Die WM-Revanche missglückt
ist leider auch Fabian Hambüchen am Reck.
Der Abiturient aus Wetzlar konnte seine schwierige Reck-Kür nicht sauber
durchturnen – ein Grifffehler vor dem Jägersalto zwang ihn zur
Improvisation – und musste so Einbußen beim Ausgangswert und bei der
Ausführung hinnehmen. Mehr als Platz fünf, gemeinsam mit Jerimbetow
(KAZ), war da nicht drin. Ebenfalls im Finale stand der 19-Jährige am
Sprung, wo ein sechster Rang das für ihn Machbare darstellte.
Der zweite deutsche
Teilnehmer beim Weltcup-Finale hatte mehr Glück.
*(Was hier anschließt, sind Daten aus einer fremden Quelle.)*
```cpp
typedef struct {
// ... 126 lines not shown
                       mappo_stream_t stream);
int mappo_critic_update(const float *params, const mappo_net_desc *desc , const float *share_obs,
                        const int32_t *rows, int64_t B, const float *v_old, const float *returns,
                        const float *active, const float *vn_state ,
                        const double *mb_moments , const mappo_ppo_cfg *cfg , float *slabs,
                        int64_t slab_stride, int64_t slab_col0, double *partials, float *wide_ws ,
                        int32_t n_blocks, mappo_stream_t stream);
int32_t mappo_dual_update_slabs(const mappo_net_desc *actor_desc , const mappo_net_desc *critic_desc , int64_t B);
int mappo_actor_critic_update(const float *actor_params, const mappo_net_desc *actor_desc , const float *obs,
                              const float *critic_params, const mappo_net_desc *critic_desc , const float *share_obs,
                              const int32_t *rows, int64_t B, const float *avail, const float *actions, const float *old_logp,
                              const float *adv, const float *active, const float *v_old, const float *returns,
                              const float *vn_state, const double *mb_moments, const mappo_ppo_cfg *cfg , float *slabs,
                              int64_t slab_stride, int64_t actor_col0, int64_t critic_col0, double *actor_partials,
                              double *critic_partials, mappo_stream_t stream);
int mappo_update_stats(const double *actor_partials, int32_t n_actor ,
                       const double *critic_partials, int32_t n_critic, const double *mb_moments,
                       const mappo_ppo_cfg *cfg , double *stats ,
                       double *acc ,
                       mappo_stream_t stream);

int mappo_mlp_features(const float *params, const mappo_net_desc *desc , const float *x, const int32_t *rows,
                       int64_t B, float *featT , mappo_stream_t stream);
int mappo_gru_forward(const float *params, const mappo_net_desc *desc , const float *featT, const float *h0,
                      const int32_t *h0_rows , const float *masks, const int32_t *rows ,
                      int32_t L, int32_t Nc, float *h_last ,
                      int32_t head_mode, float *out, const float *avail , int32_t deterministic,
                      uint64_t seed, uint64_t counter, const uint64_t *counter_dev, float *actions, float *logp,
                      mappo_stream_t stream);
int mappo_gru_step_dual(const float *actor_params, const mappo_net_desc *actor_desc , const float *actor_featT ,
// ... 94 lines not shown
```

### mappo_amd/_lib.py

```python
import ctypes as C
import os

import torch

_HERE = os.path.dirname(os.path.abspath(__file__))
LIB_PATH = os.environ.get("MAPPO_HIP_LIB") or os.path.join(_HERE, "libmappo_hip.so")

HIDDEN = 64
MAX_ACTIONS = 32
MAX_LAYER_N = 2


class NetDesc(C.Structure):
    _fields_ = [("in_dim", C.c_int32), ("hidden", C.c_int32), ("out_dim", C.c_int32), ("layer_N", C.c_int32),
                ("use_relu", C.c_int32), ("use_feature_norm", C.c_int32), ("recurrent", C.c_int32)]


class PpoCfg(C.Structure):
    _fields_ = [("clip_param", C.c_float), ("entropy_coef", C.c_float), ("value_loss_coef", C.c_float),
                ("huber_delta", C.c_float), ("use_huber_loss", C.c_int32), ("use_clipped_value_loss", C.c_int32),
                ("use_policy_active_masks", C.c_int32), ("use_value_active_masks", C.c_int32),
                ("use_valuenorm", C.c_int32), ("accumulate_partials", C.c_int32)]


# ... 32 lines not shown
                                        _I64, _I64, _P, _I64, _I64, _I64, _I32, _U64, _U64, _P, _P, _P, _P, _P, _P, _P, _P, _P, _I32, _P]),
    "mappo_mlp_backward_slabs": (_I32, [_I64]),
    "mappo_mlp_backward": (C.c_int, [_P, C.POINTER(NetDesc), _P, _P, _I64, _P, _P, _I64, _I64, _P, _P]),
    "mappo_wide_workspace_floats": (_I64, [_I64]),
    "mappo_wide_l1_slabs": (_I32, [_I64]),
    "mappo_wide_layout": (_I32, [C.POINTER(NetDesc), _I32]),
    "mappo_wide_l1_backward": (C.c_int, [_P, C.POINTER(NetDesc), _P, _P, _I64, _P, _P, _I64, _I64, _I32, _P]),
    "mappo_update_partials_bytes": (_I64, []),
    "mappo_actor_update": (C.c_int, [_P, C.POINTER(NetDesc), _P, _P, _I64, _P, _P, _P, _P, _P, _P, C.POINTER(PpoCfg), _P, _I64,
                                     _I64, _P, _P, _I32, _P]),
    "mappo_critic_update": (C.c_int, [_P, C.POINTER(NetDesc), _P, _P, _I64, _P, _P, _P, _P, _P, C.POINTER(PpoCfg), _P, _I64,
                                      _I64, _P, _P, _I32, _P]),
    "mappo_dual_update_slabs": (_I32, [C.POINTER(NetDesc), C.POINTER(NetDesc), _I64]),
    "mappo_actor_critic_update": (C.c_int, [_P, C.POINTER(NetDesc), _P, _P, C.POINTER(NetDesc), _P, _P, _I64, _P, _P, _P, _P, _P, _P, _P, _P, _P,
                                            C.POINTER(PpoCfg), _P, _I64, _I64, _I64, _P, _P, _P]),
    "mappo_update_stats": (C.c_int, [_P, _I32, _P, _I32, _P, C.POINTER(PpoCfg), _P, _P, _P]),
    "mappo_mlp_features": (C.c_int, [_P, C.POINTER(NetDesc), _P, _P, _I64, _P, _P]),
    "mappo_gru_forward": (C.c_int, [_P, C.POINTER(NetDesc), _P, _P, _P, _P, _P, _I32, _I32, _P, _I32, _P, _P, _I32, _U64, _U64,
                                    _P, _P, _P, _P]),
    "mappo_gru_step_dual": (C.c_int, [_P, C.POINTER(NetDesc), _P, _P, _P, _P, C.POINTER(NetDesc), _P, _P, _P, _P, _I32, _P, _I32, _U64, _U64,
                                      _P, _P, _P, _P, _P]),
    "mappo_recurrent_step_dual": (C.c_int, [_P, C.POINTER(NetDesc), _P, _P, _P, _P, C.POINTER(NetDesc), _P, _P, _P, _P, _I32, _P, _I32, _U64, _U64,
                                      _P, _P, _P, _P, _P]),
    "mappo_gru16_scratch_floats": (_I64, [_I32, _I32]),
    "mappo_gru16_blocked_floats": (_I64, [_I32, _I32]),
    "mappo_gru16_slabs": (_I32, [_I32, _I32]),
    "mappo_mlp_features_seq": (C.c_int, [_P, C.POINTER(NetDesc), _P, _P, _I32, _I32, _P, _P]),
    "mappo_gru16_forward_loss": (C.c_int, [_P, C.POINTER(NetDesc), _P, _I32, _P, _P, _P, _P, _I32, _I32, _I32] + [_P] * 9 +
                                 [C.POINTER(PpoCfg), _P, _P, _I64, _I64, _P, _P]),
    "mappo_gru16_backward": (C.c_int, [_P, C.POINTER(NetDesc), _P, _P, _I32, _I32, _P, _P, _P]),
# ... 45 lines not shown
```

### mappo_amd/algorithms/r_mappo/r_mappo.py

```python
import numpy as np
import os
import torch

from mappo_amd import ops
from mappo_amd.utils.util import to_device_f32
from mappo_amd.utils.valuenorm import ValueNorm


class R_MAPPO():
    def __init__(self, args, policy, device=torch.device("cuda"), dist_group=None):
        self.device = torch.device(device)
        self.tpdv = dict(dtype=torch.float32, device=self.device)
        self.policy = policy
        self.args = args

        self.clip_param = args.clip_param
        self.ppo_epoch = args.ppo_epoch
        self.num_mini_batch = args.num_mini_batch
        self.data_chunk_length = args.data_chunk_length
        self.value_loss_coef = args.value_loss_coef
        self.entropy_coef = args.entropy_coef
        self.max_grad_norm = args.max_grad_norm
        self.huber_delta = args.huber_delta
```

Matthias Fahrig verpasste ein halbes Jahr nach seiner Rückkehr in
den deutschen Kader eine Medaille am Sprung nur knapp. Anderthalb Jahre
zuvor war der Hallenser an gleicher Stelle zum ersten Mal zu einer
(silbernen) Weltcupmedaille gesprungen. „Ich bin froh, dass ich
wieder nach Brasilien kommen durfte – ein tolles Land mit tollen Mädels“,
meinte verschmitzt der 21-Jährige, der nach einigen disziplinarischen
Entgleisungen sein Leben und seinen Sport offensichtlich wieder im Griff
hat.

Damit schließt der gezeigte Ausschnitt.